> _Task requirements_
Where the records hold the string "kfmi", show the whole line it sits on.

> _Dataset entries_
------------------------------------------------------------

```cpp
#define KF_OK        0
#define KF_EINVAL   (-1)
#define KF_EHIP     (-2)
#define KF_ENOTSPD  (-3)
#define KF_ENODEV   (-4)
#define KF_ENOMEM   (-5)

#define KF_F32 0
#define KF_F64 1

#define KF_MODEL_CV2 2
#define KF_MODEL_CV3 3

#define KF_MODEL_REF15 15

#define KF_MODEL_REF8 8
// ... 104 lines not shown
#define KF_SCORE_IMU_N        3
#define KF_SCORE_IMU_NIS      4
#define KF_SCORE_IMU_LOGDET_S 5
#define KF_SCORE_POS_N        6
#define KF_SCORE_POS_SSE      7
#define KF_SCORE_ROWS         8
int kf_run_sweep_scores(kf_batch* handle, int T, const uint8_t* etype, const double* dt, const void* payload,
                        const double* thresholds, const double* consts, const double* track, double* scores,
                        void* traj, void* logdet, uint8_t* updated, int32_t* n_updated,
                        int ckpt_every, void* ckpt_x, void* ckpt_P, void* stream);

int kf_smooth_sweep(kf_batch* handle, int T, const uint8_t* etype, const double* dt, const double* consts,
                    const void* filt_x, const void* filt_P, void* sm_x, void* sm_P, void* sm_traj,
                    void* sm_logdet, int32_t* sm_status, void* stream);

int kf_consts_rows(int model, int* rows);

int kf_run_tails(kf_batch* handle, int T, const uint8_t* etype, const double* dt, const void* payload,
                 const int32_t* lo, const int32_t* hi, const double* thresholds,
                 const void* src_x, const void* src_P, int src_rows, int64_t src_batch,
                 const int32_t* src_row, const int32_t* src_col,
                 int32_t* n_updated, void* stream);

int kf_stream_check(kf_batch* handle, double* out, void* stream);

int kf_eval_combos(kf_batch* handle, int n_events, const double* events, const double* init,
                   double prev_time, double target_end, int k, uint64_t combo_offset, void* logdets,
                   void* max_logdet, int32_t* n_records, void* stream);

int kf_search_combos(kf_batch* handle, int n_events, const double* events, const double* init,
// ... 82 lines not shown
```

sensorfusion-kalmanfilter_amd/csrc/kf_capi.cpp:

```cpp
#include <hip/hip_runtime.h>

#include <algorithm>
#include <cmath>
#include <climits>
#include <cstdarg>
#include <cstdlib>
#include <cstdio>
#include <cstring>
#include <mutex>
#include <string>
#include <vector>

#include "../../include/kf.h"
#include "kf_internal.h"

struct kf_batch {
    int model;
    int axes;
    int n, m, c;
    int np;
    int dtype;
    int64_t B;
    int device;
    kf_params params;
// ... 34 lines not shown
    int64_t search_info[4];
    uint64_t* search_host;
    uint64_t* search_host_dev;
    bool search_ctr_zero;
    hipStream_t search_ctr_stream;
    void* win_ws;
    size_t win_ws_bytes;
    bool win_ws_graph;
    uint64_t* win_host;
    uint64_t* win_host_dev;
    size_t win_host_words;
    void* tails_ws;
    size_t tails_ws_bytes;
    bool tails_ws_graph;
    std::vector<kfmi::TailSpec> tails_host;
    void* sch_ws;
    size_t sch_ws_bytes;
    bool sch_ws_graph;
    uint64_t* sch_host;
    uint64_t* sch_host_dev;
    std::vector<double> sch_cand;
};

namespace {

thread_local std::string g_err;

int fail(int code, const char* fmt, ...) __attribute__((format(printf, 2, 3)));
int fail(int code, const char* fmt, ...) {
    char buf[512];
// ... 293 lines not shown
        case KF_OPT_STREAM_CHUNKS: ok = value == 0 || (value >= 2 && value <= (int64_t(1) << 24)); break;
        case KF_OPT_START_THREADS: ok = value == 0 || (value >= 1 && value <= kfmi::kBlock); break;
        case KF_OPT_SEARCH_KERNEL: ok = value >= 0 && value <= 2; break;
        default: return fail(KF_EINVAL, "kf_set_option: unknown option %d", option);
    }
    if (!ok) return fail(KF_EINVAL, "kf_set_option: value %lld out of range for option %d", (long long)value, option);
    h->opt[option] = value;
    return KF_OK;
}

int kf_get_option(const kf_batch* h, int option, int64_t* value) {
    if (int rc = check_handle(h)) return rc;
    if (option < 1 || option >= KF_OPT_COUNT) return fail(KF_EINVAL, "kf_get_option: unknown option %d", option);
    if (!value) return fail(KF_EINVAL, "kf_get_option: null output");
    *value = h->opt[option];
    return KF_OK;
}

const char* kf_last_error(void) { return g_err.c_str(); }

int kf_default_params(int model, kf_params* out) {
    const int d = model_axes(model);
    if (!d) return fail(KF_EINVAL, "unknown model %d", model);
    if (!out) return fail(KF_EINVAL, "null params");
    std::memset(out, 0, sizeof *out);
    if (is_ref(model)) {
        ref_default_consts(model, out);
        return KF_OK;
    }
    out->q_pos = 5.0;
// ... 143 lines not shown
    if (h->P) (void)hipFree(h->P);
    if (h->status) (void)hipFree(h->status);
    if (h->ws) (void)hipFree(h->ws);
    if (h->ws_evt) (void)hipEventDestroy(h->ws_evt);
    if (h->search_ws) (void)hipFree(h->search_ws);
    if (h->search_host) (void)hipHostFree(h->search_host);
    if (h->win_ws) (void)hipFree(h->win_ws);
    if (h->win_host) (void)hipHostFree(h->win_host);
    if (h->flag) (void)hipFree(h->flag);
    if (h->stream_ws) (void)hipFree(h->stream_ws);
    if (h->pend_u) (void)hipFree(h->pend_u);
    if (h->pend_done) (void)hipEventDestroy(h->pend_done);
    if (h->kc) (void)hipFree(h->kc);
    if (h->sched_ws) (void)hipFree(h->sched_ws);
    if (h->tails_ws) (void)hipFree(h->tails_ws);
    if (h->sch_ws) (void)hipFree(h->sch_ws);
    if (h->sch_host) (void)hipHostFree(h->sch_host);
    for (auto& r : h->retired) (void)hipFree(r.first);
    delete h;
    return KF_OK;
}

int kf_release_retired(kf_batch* h, int64_t* bytes_freed) {
    if (int rc = check_handle(h)) return rc;
    int64_t freed = 0;
    for (auto& r : h->retired) {
        (void)hipFree(r.first);
        freed += static_cast<int64_t>(r.second);
    }
    h->retired.clear();
// ... 379 lines not shown
    return run_sweep_impl("kf_run_sweep_params", h, T, etype, dt, payload, thresholds, consts, traj, logdet, updated,
                          n_updated, ckpt_every, ckpt_x, ckpt_P, stream);
}

int kf_run_sweep_scores(kf_batch* h, int T, const uint8_t* etype, const double* dt, const void* payload,
                        const double* thresholds, const double* consts, const double* track, double* scores,
                        void* traj, void* logdet, uint8_t* updated, int32_t* n_updated, int ckpt_every, void* ckpt_x,
                        void* ckpt_P, void* stream) {
    if (int rc = check_handle(h)) return rc;
    if (!consts) return fail(KF_EINVAL, "kf_run_sweep_scores: null consts (a table is mandatory; equal columns for one set)");
    if (!scores) return fail(KF_EINVAL, "kf_run_sweep_scores: null scores");
    return run_sweep_impl("kf_run_sweep_scores", h, T, etype, dt, payload, thresholds, consts, traj, logdet, updated,
                          n_updated, ckpt_every, ckpt_x, ckpt_P, stream, track, scores);
}

int kf_smooth_sweep(kf_batch* h, int T, const uint8_t* etype, const double* dt, const double* consts,
                    const void* filt_x, const void* filt_P, void* sm_x, void* sm_P, void* sm_traj, void* sm_logdet,
                    int32_t* sm_status, void* stream) {
    const char* fn = "kf_smooth_sweep";
    if (int rc = check_handle(h)) return rc;
    if (!is_ref(h)) return fail(KF_EINVAL, "%s: needs a KF_MODEL_REF15 or KF_MODEL_REF8 handle", fn);
    if (h->dtype != KF_F64) return fail(KF_EINVAL, "%s: needs an f64 handle (the f32 smoother is not built)", fn);
    if (T < 0) return fail(KF_EINVAL, "%s: T = %d < 0", fn, T);
    if (T == 0 || h->B == 0) return KF_OK;
    if (!etype || !dt || !filt_x || !filt_P) return fail(KF_EINVAL, "%s: null etype/dt/filt_x/filt_P", fn);
    if (uint64_t(T) * 8u >= (uint64_t(1) << 32))
        return fail(KF_EINVAL, "%s: T = %d events exceed the 4 GiB dt descriptor (8 T)", fn, T);
    if (uint64_t(h->B) * 27u * 8u >= (uint64_t(1) << 31))
        return fail(KF_EINVAL, "%s: B = %lld filters exceed the 2 GiB row span (27 B 8)", fn, (long long)h->B);
    const int model = h->model == KF_MODEL_REF15 ? 15 : 8;
// ... 2 lines not shown
                    kfmi::consts_rows(model));
    kfmi::SmoothArgs a{};
    a.B = h->B;
    a.T = T;
    a.etype = etype;
    a.dt = dt;
    a.filt_x = filt_x;
    a.filt_P = filt_P;
    a.sm_x = sm_x;
    a.sm_P = sm_P;
    a.sm_traj = sm_traj;
    a.sm_logdet = sm_logdet;
    a.sm_status = sm_status;
    a.kc = h->kc;
    a.consts = consts;
    hipError_t e = kfmi::launch_ref_smooth(model, a, static_cast<hipStream_t>(stream));
    return e == hipSuccess ? KF_OK : hip_fail(e, fn);
}

int kf_consts_rows(int model, int* rows) {
    if (!is_ref(model))
        return fail(KF_EINVAL, "kf_consts_rows: model %d has no per-filter constants (KF_MODEL_REF15 or KF_MODEL_REF8)",
                    model);
    if (!rows) return fail(KF_EINVAL, "kf_consts_rows: null rows");
    *rows = kfmi::consts_rows(model == KF_MODEL_REF15 ? 15 : 8);
    return KF_OK;
}

int kf_run_tails(kf_batch* h, int T, const uint8_t* etype, const double* dt, const void* payload, const int32_t* lo,
                 const int32_t* hi, const double* thresholds, const void* src_x, const void* src_P, int src_rows,
                 int64_t src_batch, const int32_t* src_row, const int32_t* src_col, int32_t* n_updated, void* stream) {
    if (int rc = check_handle(h)) return rc;
// ... 1106 lines not shown
```

sensorfusion-kalmanfilter_amd/csrc/kf_internal.h:

```cpp
#pragma once

#include <hip/hip_runtime.h>
#include <stdint.h>

namespace kfmi {

struct CvArgs {
    int64_t B;
    int T;
    int update_every;
    double dt;
    const double* dt_steps;
    const double* dt_filter;
    void* x;
    void* P;
    int32_t* status;
    const void* u;
    const void* x0;
    const void* z;
    const uint8_t* mask;
    void* traj;
    void* logdet;
    double q_pos, q_vel;
    double r[6];
// ... 95 lines not shown
};
static_assert(sizeof(int64_t) == sizeof(double*), "scores shares src_B's slot");
enum : int {
    kScoreGpsN = 0,
    kScoreGpsNis = 1,
    kScoreGpsLogdetS = 2,
    kScoreImuN = 3,
    kScoreImuNis = 4,
    kScoreImuLogdetS = 5,
    kScorePosN = 6,
    kScorePosSse = 7,
    kScoreRows = 8
};
constexpr int consts_rows(int model) { return model == 15 ? 33 : 18; }

struct SmoothArgs {
    int64_t B;
    int T;
    const uint8_t* etype;
    const double* dt;
    const void* filt_x;
    const void* filt_P;
    void* sm_x;
    void* sm_P;
    void* sm_traj;
    void* sm_logdet;
    int32_t* sm_status;
    const RefConsts* kc;
    const double* consts;
};

struct StreamCheck {
    int32_t ok;
    int32_t bad;
    double cov_gap;
    double state_gap;
    int32_t done;
    int32_t pad;
    int32_t skip_chain;
    int32_t skip_gated;
};
struct StreamArgs {
    int64_t C;
    double delta;
// ... 208 lines not shown
    bool rec_time;
};

enum class Op { Run, Predict, Update, Step, Reset };

hipError_t launch_cv(int axes, bool f64, Op op, const CvArgs& a, hipStream_t stream);
hipError_t launch_cv_offblock(int axes, bool f64, const CvArgs& a, int* flag, hipStream_t stream);
hipError_t launch_synth(int axes, bool f64, const SynthArgs& a, hipStream_t stream);
hipError_t launch_copy(void* dst, const void* src, size_t bytes, hipStream_t stream);
constexpr int kEventsLane = 0, kEventsChain = 1, kEventsLds = 2, kEventsGated = 3;
hipError_t launch_ref_events(int model, bool f64, const RefArgs& a, hipStream_t stream, int variant);
hipError_t launch_ref_stream(int model, bool f64, const RefArgs& a, hipStream_t stream, int nv = 1);
hipError_t launch_ref_sweep(int model, bool f64, const SweepArgs& a, hipStream_t stream, bool scored = false);
hipError_t launch_ref_tails(int model, bool f64, const SweepArgs& a, hipStream_t stream);
hipError_t launch_ref_smooth(int model, const SmoothArgs& a, hipStream_t stream);
hipError_t launch_ref_reset(int model, bool f64, const RefArgs& a, hipStream_t stream);
hipError_t launch_ref15_combos(bool f64, const Ref15ComboArgs& a, hipStream_t stream);
hipError_t launch_ref15_search(bool f64, const Ref15SearchArgs& a, bool child_major, hipStream_t stream);
hipError_t launch_ref15_search_pair(bool f64, const Ref15SearchArgs& a, bool child_major, hipStream_t stream);
void set_search_band(Ref15SearchArgs& a, bool f64);
hipError_t launch_ref15_search_head(bool f64, const Ref15SearchArgs& a, hipStream_t stream);
hipError_t launch_ref15_search_end(bool f64, const Ref15SearchArgs& a, hipStream_t stream);
hipError_t launch_ref15_search_windows(bool f64, bool sym, const Ref15WindowArgs* wins, int W, uint64_t max_lanes,
                                       int n_max, int k_max, const uint64_t* binom, const RefConsts* kc,
                                       hipStream_t stream);
hipError_t launch_search_windows_finish(const Ref15WindowArgs* wins, int W, int k_max, uint64_t* host,
                                        hipStream_t stream);
hipError_t launch_search_finish(uint64_t* counters, uint64_t* host, int n, bool zero, hipStream_t stream);
hipError_t launch_ref15_score(bool f64, const Ref15ScoreArgs& a, hipStream_t stream);
hipError_t launch_ref15_scheduled(bool f64, const Ref15SchedArgs& a, hipStream_t stream);
// ... 10 lines not shown
```

sensorfusion-kalmanfilter_amd/csrc/kf_ref.hip:

```cpp
#include <hip/hip_runtime.h>
#include <stdint.h>

#include <cmath>
#include <cstdlib>
#include <cstring>
#include <type_traits>

#include "kf_common.h"
#include "kf_internal.h"

namespace kfmi {
namespace {

template <typename T>
__device__ __forceinline__ __attribute__((address_space(4))) const T* ro(const T* p) {
    return (__attribute__((address_space(4))) const T*)p;
}
typedef __attribute__((address_space(4))) const double ro_double;
typedef __attribute__((address_space(4))) const uint64_t ro_u64;
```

------------------------------------------------------------

> _Answer to this task_
    std::vector<kfmi::TailSpec> tails_host;
        case KF_OPT_START_THREADS: ok = value == 0 || (value >= 1 && value <= kfmi::kBlock); break;
                    kfmi::consts_rows(model));
    kfmi::SmoothArgs a{};
    hipError_t e = kfmi::launch_ref_smooth(model, a, static_cast<hipStream_t>(stream));
    *rows = kfmi::consts_rows(model == KF_MODEL_REF15 ? 15 : 8);
namespace kfmi {
namespace kfmi {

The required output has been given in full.